A DMARC record is a DNS TXT record at `_dmarc.example.com`. A simple monitoring record might look like `v=DMARC1; p=none; rua=mailto:dmarc@example.com`. The `p=` tag sets the policy. The `rua=` tag asks inboxes to send aggregate reports.

The usual DMARC policies are `p=none`, `p=quarantine`, and `p=reject`. `p=none` means monitor only. `p=quarantine` asks inboxes to treat failing mail as suspicious. `p=reject` asks inboxes to reject failing mail.

DMARC reports help you find every system that sends mail as your domain. These reports often reveal old tools, forgotten website forms, billing systems, support platforms, or email delivery service defaults that need authentication work.

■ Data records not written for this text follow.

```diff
@@ -597,6 +714,23 @@
     })) return e_;
     const int ptiles = C::FLAT ? (a.B * (a.H + 2) * C::PW + 255) / 256 : a.B * ((a.H + TH - 1) / TH) * ((a.W + (C::FLAT ? 1 : TW) - 1) / (C::FLAT ? 1 : TW));
     const int tiles = ptiles * (a.Cout_pad / BN);
+    if constexpr (ABL == 0) {
+        static const int dyn_env = y7t_switch("Y7T_CONV_WS_DYN", 1);
+        const int slots = 2 * y7t_num_cus();
+        if (a.tile_ctr && dyn_env && tiles >= 2 * slots && a.w_bytes <= (1u << 24)) {
+            static_assert(C::LDS_P <= 81920, "two workgroups per CU");
+            static Y7TOncePerDevice attrp;
+            if (int e_ = y7t_once_per_device(attrp, [&]() -> int {
+                Y7T_HIP_CHECK(hipFuncSetAttribute((const void*)k_conv3x3_patch<TW, TH, BN, 0, true>, hipFuncAttributeMaxDynamicSharedMemorySize, C::LDS_P));
+                return 0;
+            })) return e_;
+            hipLaunchKernelGGL((k_conv3x3_patch<TW, TH, BN, 0, true>), dim3(slots), dim3(256), C::LDS_P, s, a);
+            Y7T_LAUNCH_CHECK();
+            if (C::FLAT) y7t_note_kernel("patch_strip<%d,%d> dyn", C::PW, BN);
+            else y7t_note_kernel("patch<%d,%d,%d> dyn", TW, TH, BN);
+            return 0;
+        }
+    }
     hipLaunchKernelGGL((k_conv3x3_patch<TW, TH, BN, ABL>), dim3(tiles), dim3(256), C::LDS, s, a);
     Y7T_LAUNCH_CHECK();
     if (C::FLAT) y7t_note_kernel("patch_strip<%d,%d>%s", C::PW, BN, ABL == 2048 ? " burst-reads" : "");
@@ -663,7 +797,9 @@
     static int mt = -1;
     if (mt < 0) mt = y7t_exp_switch("Y7T_CONV_PATCH_MT", 1);
     const int ptiles = a.B * ((a.H + (use16 ? 15 : 7)) / (use16 ? 16 : 8)) * ((a.W + (use16 ? 15 : 31)) / (use16 ? 16 : 32));
-    if (!wide && mt && !abl && (ptiles * (a.Cout_pad / 64) >= 4 * 2048 || a.force_patch)) {
+    static const int dyn_env = y7t_switch("Y7T_CONV_WS_DYN", 1);
+    const bool pers = a.tile_ctr && dyn_env && ptiles * (a.Cout_pad / 64) >= 4 * y7t_num_cus() && a.w_bytes <= (1u << 24);
+    if (!wide && mt && !abl && !pers && (ptiles * (a.Cout_pad / 64) >= 4 * 2048 || a.force_patch)) {
         rc = use16 ? launch_patch_mt<16, 16, 4>(a, s) : launch_patch_mt<32, 8, 4>(a, s);
         return rc ? rc : 1;
     }
```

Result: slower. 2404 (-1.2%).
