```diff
@@ -1006,11 +1060,24 @@
          (a.res_block_map ? (a.res_block_rows % 32 == 0 && a.M % 32 == 0) : true);
 }
 
+static bool std_wide_shape(const GemmArgs& a) {
+  return a.epi_mode == v2::EPI_STD && !a.residual && !a.row_map && !a.out_fp32 && a.conv_c == 0 &&
+         a.m_group_rows == 0 && a.N % 256 == 0 && a.K % 64 == 0 && gemm_vector_rows(a) && a.out &&
+         (reinterpret_cast<uintptr_t>(a.out) & 15) == 0 && a.ldo % 8 == 0;
+}
+
+int gemm_bf16_v2_std(const GemmArgs& a, bool wide, cudaStream_t stream) {
+  if (wide) return v2::launch<256, v2::EPI_STD_WIDE>(a, stream);
+  if (a.N > 64) return v2::launch<128, v2::EPI_STD>(a, stream);
+  if (a.N > 32) return v2::launch<64, v2::EPI_STD>(a, stream);
+  return v2::launch<32, v2::EPI_STD>(a, stream);
+}
+
 int gemm_bf16_v2(const GemmArgs& a, cudaStream_t stream) {
   if (a.epi_mode == v2::EPI_STD) {
-    if (a.N > 64) return v2::launch<128, v2::EPI_STD>(a, stream);
-    if (a.N > 32) return v2::launch<64, v2::EPI_STD>(a, stream);
-    return v2::launch<32, v2::EPI_STD>(a, stream);
+    const long long wide_tiles = static_cast<long long>((a.M + v2::BM - 1) / v2::BM) * (a.N / 256);
+    const bool wide = std_wide_shape(a) && a.K >= 1024 && wide_tiles >= 16ll * num_sms();
+    return gemm_bf16_v2_std(a, wide, stream);
   }
   if (a.epi_mode == v2::EPI_LN_ROW) {
     if (ln_row_tma(a)) return v2::launch<256, v2::EPI_LN_ROW>(a, stream);
diff --git a/rsprompter_b200/csrc/selftest.cu b/rsprompter_b200/csrc/selftest.cu
--- a/rsprompter_b200/csrc/selftest.cu
+++ b/rsprompter_b200/csrc/selftest.cu
@@ -170,6 +170,65 @@
          act, out_fp32, residual, res_bf16 ? "(bf16)" : "", ms, 2.0 * M * N * K / ms * 1e-9, bytes / ms * 1e-6);
   cudaFree(dA); cudaFree(dW); cudaFree(dO); cudaFree(db);
   if (dR) cudaFree(dR);
+}
+
+static int bench_gemm_ab(const char* name, int M, int N, int K, int act, int rounds = 5, int iters = 10) {
+  std::vector<uint16_t> hA((size_t)M * K), hW((size_t)N * K);
+  for (auto& x : hA) x = f2bf(frand());
+  for (auto& x : hW) x = f2bf(frand() * 0.25f);
+  std::vector<float> hb(N);
+  for (auto& x : hb) x = frand();
+  void *dA, *dW, *dO[2];
+  float* db;
+  const size_t osz = (size_t)M * N * 2;
+  CK(cudaMalloc(&dA, hA.size() * 2));
+  CK(cudaMalloc(&dW, hW.size() * 2));
+  CK(cudaMalloc(&db, N * 4));
+  CK(cudaMalloc(&dO[0], osz));
+  CK(cudaMalloc(&dO[1], osz));
+  CK(cudaMemcpy(dA, hA.data(), hA.size() * 2, cudaMemcpyHostToDevice));
+  CK(cudaMemcpy(dW, hW.data(), hW.size() * 2, cudaMemcpyHostToDevice));
+  CK(cudaMemcpy(db, hb.data(), N * 4, cudaMemcpyHostToDevice));
+  CK(cudaMemset(dO[0], 0xff, osz));
+  CK(cudaMemset(dO[1], 0x7f, osz));
+  GemmArgs a;
+  a.A = dA; a.W = dW; a.bias = db; a.M = M; a.N = N; a.K = K;
+  a.lda = K; a.ldw = K; a.ldo = N; a.act = act;
+  for (int w = 0; w < 2; ++w) {
+    a.out = dO[w];
+    for (int i = 0; i < 3; ++i)
+      if (gemm_bf16_v2_std(a, w == 1, 0)) { printf("[%s] launch failed: %s\n", name, last_error()); exit(3); }
+  }
+  CK(cudaDeviceSynchronize());
+  cudaEvent_t e0, e1;
+  cudaEventCreate(&e0); cudaEventCreate(&e1);
+  float ms[2] = {0.f, 0.f};
+  for (int r = 0; r < rounds; ++r) {
+    for (int w = 0; w < 2; ++w) {
+      a.out = dO[w];
+      cudaEventRecord(e0);
+      for (int i = 0; i < iters; ++i) gemm_bf16_v2_std(a, w == 1, 0);
+      cudaEventRecord(e1);
+      CK(cudaEventSynchronize(e1));
+      float t;
+      cudaEventElapsedTime(&t, e0, e1);
+      ms[w] += t;
+    }
+  }
+  std::vector<uint8_t> h0(osz), h1(osz);
+  CK(cudaMemcpy(h0.data(), dO[0], osz, cudaMemcpyDeviceToHost));
+  CK(cudaMemcpy(h1.data(), dO[1], osz, cudaMemcpyDeviceToHost));
+  size_t ndiff = 0;
+  for (size_t i = 0; i < osz; i += 2) ndiff += memcmp(&h0[i], &h1[i], 2) != 0;
+  const double flop = 2.0 * M * N * K;
+  const double t128 = ms[0] / (rounds * iters), t256 = ms[1] / (rounds * iters);
+  printf("ab gemm %-10s M=%d N=%d K=%d act=%d: 128x128 %.3f ms %.1f TFLOP/s | 128x256 %.3f ms %.1f TFLOP/s | "
+         "speed-up %.3f | outputs %s (%zu of %zu differ)\n",
+         name, M, N, K, act, t128, flop / t128 * 1e-9, t256, flop / t256 * 1e-9, t128 / t256,
+         ndiff ? "DIFFER" : "identical", ndiff, osz / 2);
+  cudaEventDestroy(e0); cudaEventDestroy(e1);
+  cudaFree(dA); cudaFree(dW); cudaFree(db); cudaFree(dO[0]); cudaFree(dO[1]);
+  return ndiff ? 1 : 0;
 }
 
 int selftest_attention(int bench);
@@ -196,6 +255,7 @@
         {"rowmap-resid",       4000, 2304,  768,  1, 0, 1, 1, 1, 1, 0},
         {"posembed-mod",       2048,  768,  768,  1, 0, 1, 1, 1, 0, 512},
         {"multi-tile-per-cta", 40000, 256,  128,  1, 0, 0, 1, 0, 0, 0},
+        {"wide-bias-gelu",    65000, 1280, 1024,  1, 1, 0, 1, 0, 0, 0},
     };
     for (const Case& c : cases) fails += run_case(c);
     if (bench) {
@@ -205,6 +265,17 @@
       bench_gemm(32768, 1280, 5120, 0, 1, 1);
       bench_gemm(32768, 768, 3072, 0, 1, 1);
       bench_gemm(8192, 8192, 8192, 0, 0, 0);
+      fails += bench_gemm_ab("vith-qkv", 39200, 3840, 1280, 0);
+      fails += bench_gemm_ab("vith-qkv", 32768, 3840, 1280, 0);
+      fails += bench_gemm_ab("vith-lin1", 32768, 5120, 1280, 1);
+      fails += bench_gemm_ab("vitb-qkv", 39200, 2304, 768, 0);
+      fails += bench_gemm_ab("vitb-qkv", 32768, 2304, 768, 0);
+      fails += bench_gemm_ab("vitb-lin1", 32768, 3072, 768, 1);
+      for (int m : {1024, 2048, 4096, 8192}) {
+        fails += bench_gemm_ab("vith-qkv", m, 3840, 1280, 0);
+        fails += bench_gemm_ab("vith-lin1", m, 5120, 1280, 1);
+      }
+      for (int k : {256, 512}) fails += bench_gemm_ab("k-sweep", 32768, 1280, k, 0);
     }
   }
   if (!strcmp(what, "gemmprof")) {
diff --git a/rsprompter_b200/csrc/sm90.cuh b/rsprompter_b200/csrc/sm90.cuh
--- a/rsprompter_b200/csrc/sm90.cuh
+++ b/rsprompter_b200/csrc/sm90.cuh
@@ -96,6 +96,7 @@
 }
 __device__ __forceinline__ void bulk_commit() { asm volatile("cp.async.bulk.commit_group;" ::: "memory"); }
 __device__ __forceinline__ void bulk_wait_read0() { asm volatile("cp.async.bulk.wait_group.read 0;" ::: "memory"); }
+__device__ __forceinline__ void bulk_wait_read1() { asm volatile("cp.async.bulk.wait_group.read 1;" ::: "memory"); }
 __device__ __forceinline__ void bulk_wait0() { asm volatile("cp.async.bulk.wait_group 0;" ::: "memory"); }
 
 __device__ __forceinline__ uint64_t make_gdesc(uint32_t saddr, uint32_t lbo_bytes, uint32_t sbo_bytes) {
```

Do not move straight to `p=reject` unless every legitimate sender for your domain passes aligned SPF or aligned DKIM. If legitimate senders are not aligned, a strict policy can block your real mail.

DMARC also supports stricter options, such as strict alignment for SPF or DKIM, but most Mailrith users should start with relaxed alignment. Relaxed alignment allows `bounce.example.com` and `mail.example.com` to align with `example.com` because they share the same organizational domain.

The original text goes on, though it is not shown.